Kejadian serupa juga terjadi pada masa pasca-Orde Baru dengan dalih pelaksanaan “transmigrasi lokal”. Namun, pelaksanaannya dilakukan dengan pengawalan ketat dari aparat keamanan dan pertahanan untuk memastikan warga menerima dan menjadi bagian dari “skema investasi yang dipaksakan” (Palupi et al., 2017). 

Kejadian terbaru misalnya muncul di salah satu daerah di kepulauan dekat Sumatra. Anehnya program yang “menggusur warga lokal” dari “wilayah ulayatnya” tumpang tindih dengan wilayah operasi perusahaan.

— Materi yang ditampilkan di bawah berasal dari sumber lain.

# Sirui-Xu/InterDiff

Hardware: AMD Instinct MI355X
Metric: denoising frame-steps/sec (denoising-steps/sec x B x T frames) (higher is better)
Workload: dtype f32 (every contraction of the denoiser -- feed-forward block, QKV projection, self-attention, row-block contractions and the two token GEMMs: every fp32 operand as two f16 planes, 3 f16 MFMAs per product, fp32 accumulate; SMPL and everything else fp32 MFMA / VALU)

## Files before the change

### include/interdiff_hip.h

```cpp
#ifndef INTERDIFF_HIP_H
#define INTERDIFF_HIP_H

#include <stddef.h>
#include <stdint.h>

#ifdef __cplusplus
extern "C" {
#endif

#define IDF_OK            0
#define IDF_E_INVAL      -22
#define IDF_E_NOMEM      -12
#define IDF_E_LAUNCH     -5

int         interdiff_abi_version(void);
const char *interdiff_build_info(void);

int interdiff_rotation_6d_to_matrix   (const float *d6, float *m,  int64_t n, void *stream);
int interdiff_matrix_to_rotation_6d   (const float *m,  float *d6, int64_t n, void *stream);
int interdiff_matrix_to_axis_angle    (const float *m,  float *aa, int64_t n, void *stream);
int interdiff_axis_angle_to_matrix    (const float *aa, float *m,  int64_t n, void *stream);
int interdiff_axis_angle_to_quaternion(const float *aa, float *q,  int64_t n, void *stream);
int interdiff_rotation_6d_to_axis_angle(const float *d6, float *aa, int64_t n, void *stream);

// ... 160 lines not shown
size_t interdiff_correction_workspace_bytes(const idf_correction_ctx *c, int32_t B, int32_t T);
int interdiff_correction(const idf_correction_ctx *c, float *x0, const float *gt,
                         const float *hand_pose, const float *beta, const float *obj_points,
                         int32_t B, int32_t T, float blend_t ,
                         uint8_t *condition, int32_t *contact, float *distance, float *loss,
                         void *ws, size_t ws_bytes, void *stream);
int interdiff_correction_dev(const idf_correction_ctx *c, float *x0, const float *gt, const float *hand_pose,
                             const float *beta, const float *obj_points, int32_t B, int32_t T, const float *table,
                             const int64_t *state, void *ws, size_t ws_bytes, void *stream);

#define IDF_CONTACT_STATS 12
size_t interdiff_contact_nn_workspace_bytes(const idf_correction_ctx *c, int32_t B, int32_t T);
int interdiff_contact_nn(const idf_correction_ctx *c, const float *verts, const float *obj_points, const float *objR,
                         const float *objT, int32_t B, int32_t T, float *o2h, int32_t *idx, uint64_t *stats,
                         void *ws, size_t ws_bytes, void *stream);

size_t interdiff_metrics_workspace_bytes(const idf_correction_ctx *c, int32_t B, int32_t T);
int interdiff_metrics(const idf_correction_ctx *c, const float *obj_pred, const float *jtr,
                      const float *body_trans, const float *obj_gt, const float *jtr_gt,
                      const float *body_trans_gt, const float *verts, const float *obj_points,
                      int32_t B, int32_t T, int32_t J, float *out6 ,
                      void *ws, size_t ws_bytes, void *stream);

typedef struct {
    int32_t T, past_len, J, n_pre;
    const float *arena;
    int64_t dct_pad;
    int64_t dct;
    int64_t idct;
    int64_t layer[12];
// ... 113 lines not shown
```

### interdiff_amd/_lib.py

```python
import ctypes as C
import os
import torch

_HERE = os.path.dirname(os.path.abspath(__file__))
LIB_PATH = os.environ.get('INTERDIFF_HIP_LIB') or os.path.join(_HERE, 'csrc', 'libinterdiff_hip.so')
ABI_VERSION = 17

vp, i32, i64, f32, u64, sz = C.c_void_p, C.c_int32, C.c_int64, C.c_float, C.c_uint64, C.c_size_t

MDM_LAYERS = 8
FFN_SLICES = 5
STEP_EMBED_READY, STEP_EMBED_NEXT = 1, 2
LOSS_VAL, LOSS_TEST = 0, 1
TUNE = dict(ffn=3, ffn_math=4)


class SmplModel(C.Structure):
    _fields_ = [('V', i32), ('J', i32), ('n_betas', i32), ('KB', i32), ('S', i32),
                ('blend', vp), ('jt', vp), ('js', vp), ('parents', vp), ('skin_idx', vp), ('skin_w', vp)]


class MdmLayer(C.Structure):
    _fields_ = [('is_qan', i64),
                ('sa_in_w', i64), ('sa_in_b', i64), ('sa_out_w', i64), ('sa_out_b', i64),
# ... 91 lines not shown
    'interdiff_randn_at': (C.c_int, [vp, i64, u64, u64, u64, vp]),
    'interdiff_posterior_step_dev': (C.c_int, [vp, vp, vp, vp, i64, vp, vp, vp, i32, vp]),
    'interdiff_sampler_advance': (C.c_int, [vp, vp, i32, vp]),
    'interdiff_objprojector_sample': (C.c_int, [C.POINTER(ObjProj), vp, vp, vp, vp, i32, vp, vp]),
    'interdiff_objprojector_forward_workspace_bytes': (sz, [i32]),
    'interdiff_objprojector_forward': (C.c_int, [C.POINTER(ObjProj), vp, vp, vp, vp, i32, i32, vp, vp, sz, vp]),
    'interdiff_correction_workspace_bytes': (sz, [C.POINTER(CorrectionCtx), i32, i32]),
    'interdiff_correction': (C.c_int, [C.POINTER(CorrectionCtx), vp, vp, vp, vp, vp, i32, i32, f32,
                                       vp, vp, vp, vp, vp, sz, vp]),
    'interdiff_correction_dev': (C.c_int, [C.POINTER(CorrectionCtx), vp, vp, vp, vp, vp, i32, i32, vp, vp, vp, sz, vp]),
    'interdiff_metrics_workspace_bytes': (sz, [C.POINTER(CorrectionCtx), i32, i32]),
    'interdiff_metrics': (C.c_int, [C.POINTER(CorrectionCtx), vp, vp, vp, vp, vp, vp, vp, vp, i32, i32, i32,
                                    vp, vp, sz, vp]),
    'interdiff_contact_nn_workspace_bytes': (sz, [C.POINTER(CorrectionCtx), i32, i32]),
    'interdiff_contact_nn': (C.c_int, [C.POINTER(CorrectionCtx), vp, vp, vp, vp, i32, i32, vp, vp, vp, vp, sz, vp]),
    'interdiff_skeleton_objprojector_sample': (C.c_int, [C.POINTER(SkelObjProj), vp, vp, vp, i32, vp, vp, vp]),
    'interdiff_skeleton_correction': (C.c_int, [C.POINTER(SkelObjProj), vp, vp, vp, i32, i32, f32, vp, vp]),
    'interdiff_skeleton_metrics': (C.c_int, [vp, vp, vp, vp, vp, vp, i32, i32, i32, vp, vp]),
    'interdiff_skeleton_mdm_forward': (C.c_int, [C.POINTER(MdmWeights), C.POINTER(SkelHead), vp, vp, vp, vp, i32, i32, vp, vp, sz, vp]),
    'interdiff_skeleton_mdm_forward_step': (C.c_int, [C.POINTER(MdmWeights), C.POINTER(SkelHead), vp, vp, vp, vp, i32, i32, vp, vp, vp, vp, vp, sz, vp]),
    'interdiff_skeleton_mdm_encode_workspace_bytes': (sz, [i32, i32]),
    'interdiff_skeleton_mdm_encode': (C.c_int, [C.POINTER(MdmWeights), C.POINTER(SkelHead), vp, vp, i32, i32, vp, vp, sz, vp]),
    'interdiff_q_sample': (C.c_int, [vp, vp, vp, vp, vp, vp, i32, vp, vp, i32, i64, u64, u64, vp]),
    'interdiff_denoising_losses': (C.c_int, [vp, vp, i32, i32, i32, vp, vp]),
    'interdiff_sample_losses_workspace_bytes': (sz, [i32, i32]),
    'interdiff_sample_losses': (C.c_int, [vp, vp, vp, i32, i32, i32, i32, i32, vp, vp, vp, sz, vp]),
    'interdiff_correction_losses_workspace_bytes': (sz, [i32, i32, i32, i32]),
    'interdiff_correction_losses': (C.c_int, [vp, vp, vp, i32, vp, i32, i32, i32, i32, i32, i32, vp, vp, vp, sz, vp]),
    'interdiff_optimize_init': (C.c_int, [C.POINTER(OptCtx), C.POINTER(OptState), vp, vp, vp, vp, i32, vp]),
    'interdiff_optimize_loss_grad': (C.c_int, [C.POINTER(OptCtx), C.POINTER(OptState), vp]),
# ... 81 lines not shown
```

Alhasil, dirasa perlu memindahkan penduduk dengan dalih “transmigrasi lokal dengan berbagai episode kekerasan sebelumnya” (Mardiana et al., 2025). 

Studi yang dilakukan penulis di salah satu daerah di Papua Barat menunjukkan, persoalan ini sudah terjadi sejak program ABRI Masuk Desa (AMD) yang diikuti dengan masuknya transmigrasi lokal untuk pengembangan ibukota distrik pada awal 1990-an. Pelaksanaan AMD yang disertai dengan pengerahan penduduk dari berbagai kampung secara bergantian dengan mengerahkan antara 6-9 orang yang “bekerja tanpa diupah” dengan bergilir setiap pekan dan “menyisakan trauma bagi warga yang dilibatkan.” 

Studi penulis menunjukkan bahwa penduduk lokal yang turut ditempatkan dalam pengembangan distrik pun mengaku tidak menginginkan lagi, jika ada kegiatan serupa. Warga menyimpan memori atas AMD dengan menyatakan bahwa prajurit yang “dianggap tidak disiplin” pun sampai “direndam selama berjam-jam pada malam hari di sungai.” Transmigran lokal yang ikut membangun ibukota distrik pun menyatakan bahwa badannya terasa sakit selama dilibatkan dalam AMD dengan ungkapan “kaki terasa mau pecah” untuk menunjukkan beban kerja yang ditekan dengan represi. Penduduk lokal pun menyatakan bahwa berbagai “ancaman” diberikan, apabila mereka enggan untuk dikerahkan. 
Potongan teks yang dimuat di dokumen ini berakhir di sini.